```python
def test_qapply(Wt: abi.Csr, A: abi.Csr, Bt: abi.Csr, u, lam):
    init()
    L = lib()
    L.amgd_test_qapply.argtypes = [C.POINTER(HCsr), C.POINTER(HCsr), C.POINTER(HCsr), C.c_void_p,
                                   C.c_void_p, C.c_void_p]
    hs = [_hcsr_any(M) for M in (Wt, A, Bt)]
    u = np.ascontiguousarray(u, dtype=np.float64)
    lam = np.ascontiguousarray(lam, dtype=np.float64)
    assert len(u) == Wt.rn and len(lam) == Wt.cn
    out = np.zeros(int(Wt.row_off[-1]) + 1)
    rc = L.amgd_test_qapply(C.byref(hs[0]), C.byref(hs[1]), C.byref(hs[2]), u.ctypes.data,
                            lam.ctypes.data, out.ctypes.data)
    if rc != 0:
        raise RuntimeError(f"amgd_test_qapply failed rc={rc}")
    return out[:-1]


def test_lmop(S: abi.Csr, Wskel: abi.Csr, A: abi.Csr, u):
    init()
    L = lib()
    L.amgd_test_lmop.argtypes = [C.POINTER(HCsr), C.POINTER(HCsr), C.POINTER(HCsr), C.c_void_p,
                                 C.c_void_p]
    hs = [_hcsr_any(M) for M in (S, Wskel, A)]
    u = np.ascontiguousarray(u, dtype=np.float64)
    assert len(u) == Wskel.cn
    out = np.zeros(int(S.row_off[-1]) + 1)
    rc = L.amgd_test_lmop(C.byref(hs[0]), C.byref(hs[1]), C.byref(hs[2]), u.ctypes.data, out.ctypes.data)
    if rc != 0:
# ... 580 lines not shown
```

omp_amg_amd/csrc/amgd_interp.hip:

```cpp
#include <hip/hip_runtime.h>
#include <cstring>
#include <rocprim/device/device_radix_sort.hpp>

#include <cfloat>
#include <cstdio>
#include <cstdlib>
#include <algorithm>
#include <vector>

#include "amgd.h"
#include "amgd_dev.h"

__device__ __forceinline__ uint64_t tri(uint64_t i) { return i * (i + 1) / 2; }

__device__ __forceinline__ double row_lookup(const uint32_t *col, const double *a, uint64_t a0,
                                             uint64_t a1, uint32_t j) {
  uint64_t lo = a0, hi = a1;
  while (lo < hi) {
    uint64_t mid = (lo + hi) >> 1;
    if (col[mid] < j) lo = mid + 1;
    else hi = mid;
  }
  return (lo < a1 && col[lo] == j) ? a[lo] : 0.0;
}
// ... 161 lines not shown
#pragma unroll
    for (int q = 0; q < QB; q++) {
      uint32_t j = j0 + q;
      if (j < k && j >= i) y += r[q] * s2[j];
    }
  }
  return y;
}

__global__ __launch_bounds__(256) void k_qfactor_mid(const uint32_t *rows, uint32_t nrows,
                                                     const uint64_t *wro, const uint32_t *wcol,
                                                     const uint64_t *aro, const uint32_t *acol,
                                                     const double *aa, const uint64_t *qoff,
                                                     double *Q) {
  __shared__ double s1[1024], s2[1024], qk[1024];
  __shared__ uint32_t Qs[1024];
  __shared__ double sh_al;
  const int t = threadIdx.x, lane = t & 63;
  for (uint32_t r = blockIdx.x; r < nrows; r += gridDim.x) {
    const uint32_t c = rows[r];
    const uint64_t w0 = wro[c];
    const uint32_t nz = (uint32_t)(wro[c + 1] - w0);
    for (uint32_t m = t; m < nz; m += 256) Qs[m] = wcol[w0 + m];
    double *U = Q + qoff[c];
    __syncthreads();
    for (uint32_t k = 0; k < nz; k++) {
      const uint32_t sk = Qs[k];
      gather_s1<256>(s1, Qs, k, acol, aa, aro[sk], aro[sk + 1]);
      __syncthreads();
      for (uint32_t i = t; i < k; i += 256) s2[i] = seq_dot_batched(U + tri(i), s1, i + 1);
      __syncthreads();
      for (uint32_t ib = t - lane; ib < k; ib += 256) {
        const uint32_t i = ib + lane;
        double y = mv_ut_lane(U, s2, ib, i, k);
        if (i < k) qk[i] = y;
      }
      __syncthreads();
      if (t == 0) {
        double al = s1[k];
        for (uint32_t m = 0; m < k; m++) al -= s1[m] * qk[m];
        sh_al = -1.0 / sqrt(al);
      }
      __syncthreads();
      const double al = sh_al;
      double *out = U + tri(k);
      for (uint32_t i = t; i < k; i += 256) out[i] = qk[i] * al;
      if (t == 0) out[k] = -al;
      __syncthreads();
    }
  }
}

#define QB2 16
template <int NZMAX, int B, int NTT = 256>
__global__ __launch_bounds__(NTT) void k_qfactor_blk(const uint32_t *rows, uint32_t nrows,
                                                     const uint64_t *wro, const uint32_t *wcol,
                                                     const uint64_t *aro, const uint32_t *acol,
                                                     const double *aa, const uint64_t *qoff,
                                                     double *Q) {
  constexpr uint32_t NT = NTT, RPT = (NZMAX + NT - 1) / NT, PAD = NZMAX + 16;
  __shared__ uint32_t Qs[NZMAX];
  __shared__ double S1[B * PAD], S2[B * PAD], qk[PAD];
  __shared__ double sh_al;
  const uint32_t t = threadIdx.x, lane = t & 63;
  for (uint32_t r = blockIdx.x; r < nrows; r += gridDim.x) {
    const uint32_t c = rows[r];
    const uint64_t w0 = wro[c];
    const uint32_t nz = (uint32_t)(wro[c + 1] - w0);
    for (uint32_t m = t; m < nz; m += NT) Qs[m] = wcol[w0 + m];
    double *U = Q + qoff[c];
    __syncthreads();
    for (uint32_t k0 = 0; k0 < nz; k0 += B) {
      const uint32_t bn = min((uint32_t)B, nz - k0);
      for (uint32_t b = 0; b < bn; b++)
        for (uint32_t m = t; m <= k0 + b; m += NT) S1[b * PAD + m] = 0.0;
      uint64_t ra0[B];
      uint32_t rlen[B], spre[B + 1], lpre[B + 1];
      uint32_t look_cost = 0, scan_cost = 0;
      spre[0] = lpre[0] = 0;
#pragma unroll
      for (int b = 0; b < B; b++) {
        ra0[b] = 0;
        rlen[b] = 0;
        if ((uint32_t)b < bn) {
          const uint32_t k = k0 + b, sk = Qs[k];
          ra0[b] = aro[sk];
          rlen[b] = (uint32_t)(aro[sk + 1] - ra0[b]);
          const uint32_t lg_len = 32 - __clz(rlen[b] | 1), lg_k = 32 - __clz(k + 1);
          look_cost += (k + 1) * lg_len * 4;
          scan_cost += rlen[b] * (4 + lg_k);
        }
        spre[b + 1] = spre[b] + rlen[b];
        lpre[b + 1] = lpre[b] + ((uint32_t)b < bn ? k0 + b + 1 : 0u);
      }
      __syncthreads();
      if (look_cost < scan_cost) {
        for (uint32_t fl = t; fl < lpre[B]; fl += NT) {
          uint32_t b = 0;
#pragma unroll
          for (int q = 1; q < B; q++) b += fl >= lpre[q] ? 1u : 0u;
          const uint32_t m = fl - lpre[b];
          S1[b * PAD + m] = row_lookup(acol, aa, ra0[b], ra0[b] + rlen[b], Qs[m]);
        }
      } else {
        for (uint32_t fl = t; fl < spre[B]; fl += NT) {
          uint32_t b = 0;
#pragma unroll
          for (int q = 1; q < B; q++) b += fl >= spre[q] ? 1u : 0u;
          const uint64_t a0 = ra0[b], e = a0 + (fl - spre[b]);
          const uint32_t k = k0 + b;
          const uint32_t j = acol[e];
          if (e > a0 && acol[e - 1] == j) continue;
          uint32_t lo = 0, hi = k + 1;
          while (lo < hi) {
            const uint32_t mid = (lo + hi) >> 1;
            if (Qs[mid] < j) lo = mid + 1;
            else hi = mid;
          }
          if (lo <= k && Qs[lo] == j) S1[b * PAD + lo] = aa[e];
        }
      }
      __syncthreads();
      for (uint32_t i = t; i < k0; i += NT) {
        double acc[B];
#pragma unroll
        for (int b = 0; b < B; b++) acc[b] = 0.0;
        const double *Ui = U + tri(i);
        for (uint32_t j0 = 0; j0 <= i; j0 += QB2) {
          double u[QB2];
#pragma unroll
          for (int q = 0; q < QB2; q++) u[q] = (j0 + q <= i) ? Ui[j0 + q] : 0.0;
#pragma unroll
          for (int q = 0; q < QB2; q++)
            if (j0 + q <= i) {
#pragma unroll
              for (int b = 0; b < B; b++) acc[b] += u[q] * S1[b * PAD + j0 + q];
            }
        }
#pragma unroll
        for (int b = 0; b < B; b++)
          if ((uint32_t)b < bn) S2[b * PAD + i] = acc[b];
      }
      __syncthreads();
      double part[RPT][B];
#pragma unroll
      for (uint32_t rr = 0; rr < RPT; rr++) {
        const uint32_t ib = (t - lane) + rr * NT, i = ib + lane;
#pragma unroll
        for (int b = 0; b < B; b++) part[rr][b] = 0.0;
        for (uint32_t j0 = ib; j0 < k0; j0 += QB2) {
          double u[QB2];
#pragma unroll
          for (int q = 0; q < QB2; q++) {
            const uint32_t j = j0 + q;
            u[q] = (j < k0 && j >= i) ? U[tri(j) + i] : 0.0;
          }
#pragma unroll
          for (int q = 0; q < QB2; q++) {
            const uint32_t j = j0 + q;
            if (j < k0 && j >= i) {
#pragma unroll
              for (int b = 0; b < B; b++) part[rr][b] += u[q] * S2[b * PAD + j];
            }
          }
        }
      }
#pragma unroll
      for (int b = 0; b < B; b++) {
        if ((uint32_t)b < bn) {
          const uint32_t k = k0 + b;
#pragma unroll
          for (uint32_t rr = 0; rr < RPT; rr++) {
            const uint32_t i = t + rr * NT;
            if (i < k) {
              double y = i < k0 ? part[rr][b] : 0.0;
              for (uint32_t j = max(i, k0); j < k; j++) y += U[tri(j) + i] * S2[b * PAD + j];
              qk[i] = y;
            }
          }
          __syncthreads();
          if (t == 0) {
            const double *s1 = S1 + b * PAD;
            double al = s1[k];
            for (uint32_t m0 = 0; m0 < k; m0 += LB) {
              double x[LB], y[LB];
#pragma unroll
              for (int q = 0; q < LB; q++) { x[q] = s1[m0 + q]; y[q] = qk[m0 + q]; }
#pragma unroll
              for (int q = 0; q < LB; q++)
                if (m0 + q < k) al -= x[q] * y[q];
            }
            sh_al = -1.0 / sqrt(al);
          }
          __syncthreads();
          const double al = sh_al;
          double *out = U + tri(k);
          for (uint32_t i = t; i < k; i += NT) out[i] = qk[i] * al;
          if (t == 0) out[k] = -al;
          if (t < bn - 1 - b) {
            const double *s1 = S1 + (b + 1 + t) * PAD;
            double v = 0;
            for (uint32_t j0 = 0; j0 < k; j0 += LB) {
              double x[LB], y[LB];
#pragma unroll
              for (int q = 0; q < LB; q++) { x[q] = qk[j0 + q]; y[q] = s1[j0 + q]; }
#pragma unroll
              for (int q = 0; q < LB; q++)
                if (j0 + q < k) v += (x[q] * al) * y[q];
            }
            v += (-al) * s1[k];
            S2[(b + 1 + t) * PAD + k] = v;
          }
          __syncthreads();
        }
      }
    }
  }
}
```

***

> **Your objective**:
Wherever a line above contains the string "rlen", copy that line.

> **Result of this task**:
      uint32_t rlen[B], spre[B + 1], lpre[B + 1];
        rlen[b] = 0;
          rlen[b] = (uint32_t)(aro[sk + 1] - ra0[b]);
          const uint32_t lg_len = 32 - __clz(rlen[b] | 1), lg_k = 32 - __clz(k + 1);
          scan_cost += rlen[b] * (4 + lg_k);
        spre[b + 1] = spre[b] + rlen[b];
          S1[b * PAD + m] = row_lookup(acol, aa, ra0[b], ra0[b] + rlen[b], Qs[m]);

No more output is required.